It will also be good for the economy - Treasury estimates that it will add 37,000 extra full-time workers into the economy, boosting productivity.
The legislation also contains other welcome initiatives. It guarantees 36 hours a fortnight of childcare for Aboriginal children and ramps up integrity measures to make sure the Commonwealth funding is well spent.
The government has also committed to other important early childhood initiatives - an ACCC inquiry into the cost of childcare which has risen by over 40 per cent in the last decade. Most of the sector are for-profit operators - the government needs to know public money is being well spent. At the same time workers' wages have remained stuck in the lowest income quartile, resulting in a workforce crisis.
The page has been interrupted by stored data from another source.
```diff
+            rm = bn.running_mean if bn.track_running_stats else None
+            rv = bn.running_var if bn.track_running_stats else None
+            if i < n_layers - 1:
+                xp = planes[-1]
+                z = P.gemm(xp, wp, xp.rows, wp.rows, wp.cols, bias=bs[i], split_k=1)
+                seed, off = _dropout_stream(z.numel())
+                yp, mask, st, affine = P.bn_train_fwd_planes(z, gammas[i], betas[i], bn.eps, bn.momentum, rm, rv, ps[i],
+                                                             seed, off, _DROPOUT_DEV_COUNTER, ones_col=True, fmt=fmt,
+                                                             amax=act_amax)
+                planes.append(yp)
+            else:
+                z, st, affine = P.gemm_bn_stats(planes[-1], wp, bs[i], gammas[i], betas[i], bn.eps, bn.momentum, rm, rv,
+                                                in_epilogue=BN_STATS_IN_GEMM)
+                y, mask, out = _relu_dropout_dot_fwd(z, ps[i], w_out.reshape(-1), b_out, affine)
             if bn.track_running_stats and bn.num_batches_tracked is not None:
                 bn.num_batches_tracked.add_(1)
-            if i < n_layers - 1:
-                seed, off = _dropout_stream(z.numel())
-                yp, mask = P.bn_relu_dropout_planes(z, affine, ps[i], seed, off, _DROPOUT_DEV_COUNTER, ones_col=True,
-                                                    fmt=fmt, amax=act_amax)
-                planes.append(yp)
-            else:
-                y, mask, out = _relu_dropout_dot_fwd(z, ps[i], w_out.reshape(-1), b_out, affine)
             masks.append(mask)
             zs.append(z)
             stats.append(st)
diff --git a/recsys-benchmark_b200/planes.py b/recsys-benchmark_b200/planes.py
--- a/recsys-benchmark_b200/planes.py
+++ b/recsys-benchmark_b200/planes.py
@@ -237,20 +237,26 @@
     return z, stats, affine
 
 
-def bn_relu_dropout_planes(z: torch.Tensor, affine: torch.Tensor, p: float, seed: int, offset: int,
-                           offset_dev: Optional[torch.Tensor] = None, ones_col: bool = True, fmt: int = BF16X3,
-                           amax: Optional[torch.Tensor] = None):
-    lib = L.load()
-    m, n = z.shape
+def bn_train_fwd_planes(z: torch.Tensor, gamma: Optional[torch.Tensor], beta: Optional[torch.Tensor], eps: float,
+                        momentum: float, running_mean: Optional[torch.Tensor], running_var: Optional[torch.Tensor],
+                        p: float, seed: int, offset: int, offset_dev: Optional[torch.Tensor] = None, ones_col: bool = True,
+                        fmt: int = BF16X3, amax: Optional[torch.Tensor] = None):
+    lib = L.load()
+    m, n = z.shape
+    dev = z.device
     assert fmt == BF16X3 or amax is not None
-    yp = alloc(m, n, z.device, ones_col, fmt, amax)
+    yp = alloc(m, n, dev, ones_col, fmt, amax)
     pf = yp.format()
-    mask = torch.empty(m, n, dtype=torch.uint8, device=z.device)
-    RF._call("bn_relu_dropout_planes", lib.rsb_bn_relu_dropout_planes, L.ptr(z), m, n, z.stride(0), L.ptr(affine), float(p),
-             seed & 0xFFFFFFFFFFFFFFFF, offset & 0xFFFFFFFFFFFFFFFF, L.ptr(offset_dev), int(ones_col), L.ptr(yp.data), yp.ld,
-             yp.data.stride(0), L.ptr(mask), C.byref(pf), L.stream_ptr(z.device),
-             nbytes=m * n * 5 + yp.data.shape[0] * m * yp.ld * 2)
-    return yp, mask
+    mask = torch.empty(m, n, dtype=torch.uint8, device=dev)
+    stats = torch.empty(2 * n, dtype=torch.float32, device=dev)
+    affine = torch.empty(2 * n, dtype=torch.float32, device=dev)
+    ws = RF._ws(lib.rsb_bn_workspace_bytes(m, n), dev)
+    RF._call("bn_fwd_planes", lib.rsb_bn_train_fwd_planes, L.ptr(z), m, n, z.stride(0), L.ptr(gamma), L.ptr(beta),
+             float(eps), float(momentum), L.ptr(running_mean), L.ptr(running_var), L.ptr(stats), L.ptr(affine),
+             float(1.0 / (1.0 - p)), L.ptr(amax), float(p), seed & 0xFFFFFFFFFFFFFFFF, offset & 0xFFFFFFFFFFFFFFFF,
+             L.ptr(offset_dev), int(ones_col), L.ptr(yp.data), yp.ld, yp.data.stride(0), L.ptr(mask), C.byref(pf),
+             L.ptr(ws), ws.numel(), L.stream_ptr(dev), nbytes=m * n * 5 + yp.data.shape[0] * m * yp.ld * 2)
+    return yp, mask, stats, affine
 
 
 def bn_train_bwd_planes(g: torch.Tensor, z: torch.Tensor, stats: torch.Tensor, gamma: Optional[torch.Tensor],
```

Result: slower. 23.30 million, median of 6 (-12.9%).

There are currently over 7,000 vacancies in the childcare sector across Australia - double the vacancies prior to the pandemic.
Secondly, the government has mooted changes to Fair Work laws which will help address the educator workforce crisis through better pay and asked the Productivity Commission to review the childcare and early learning sectors.
At the state level, NSW and Victoria are committed to funding 30 hours of free early education for all four-year-olds.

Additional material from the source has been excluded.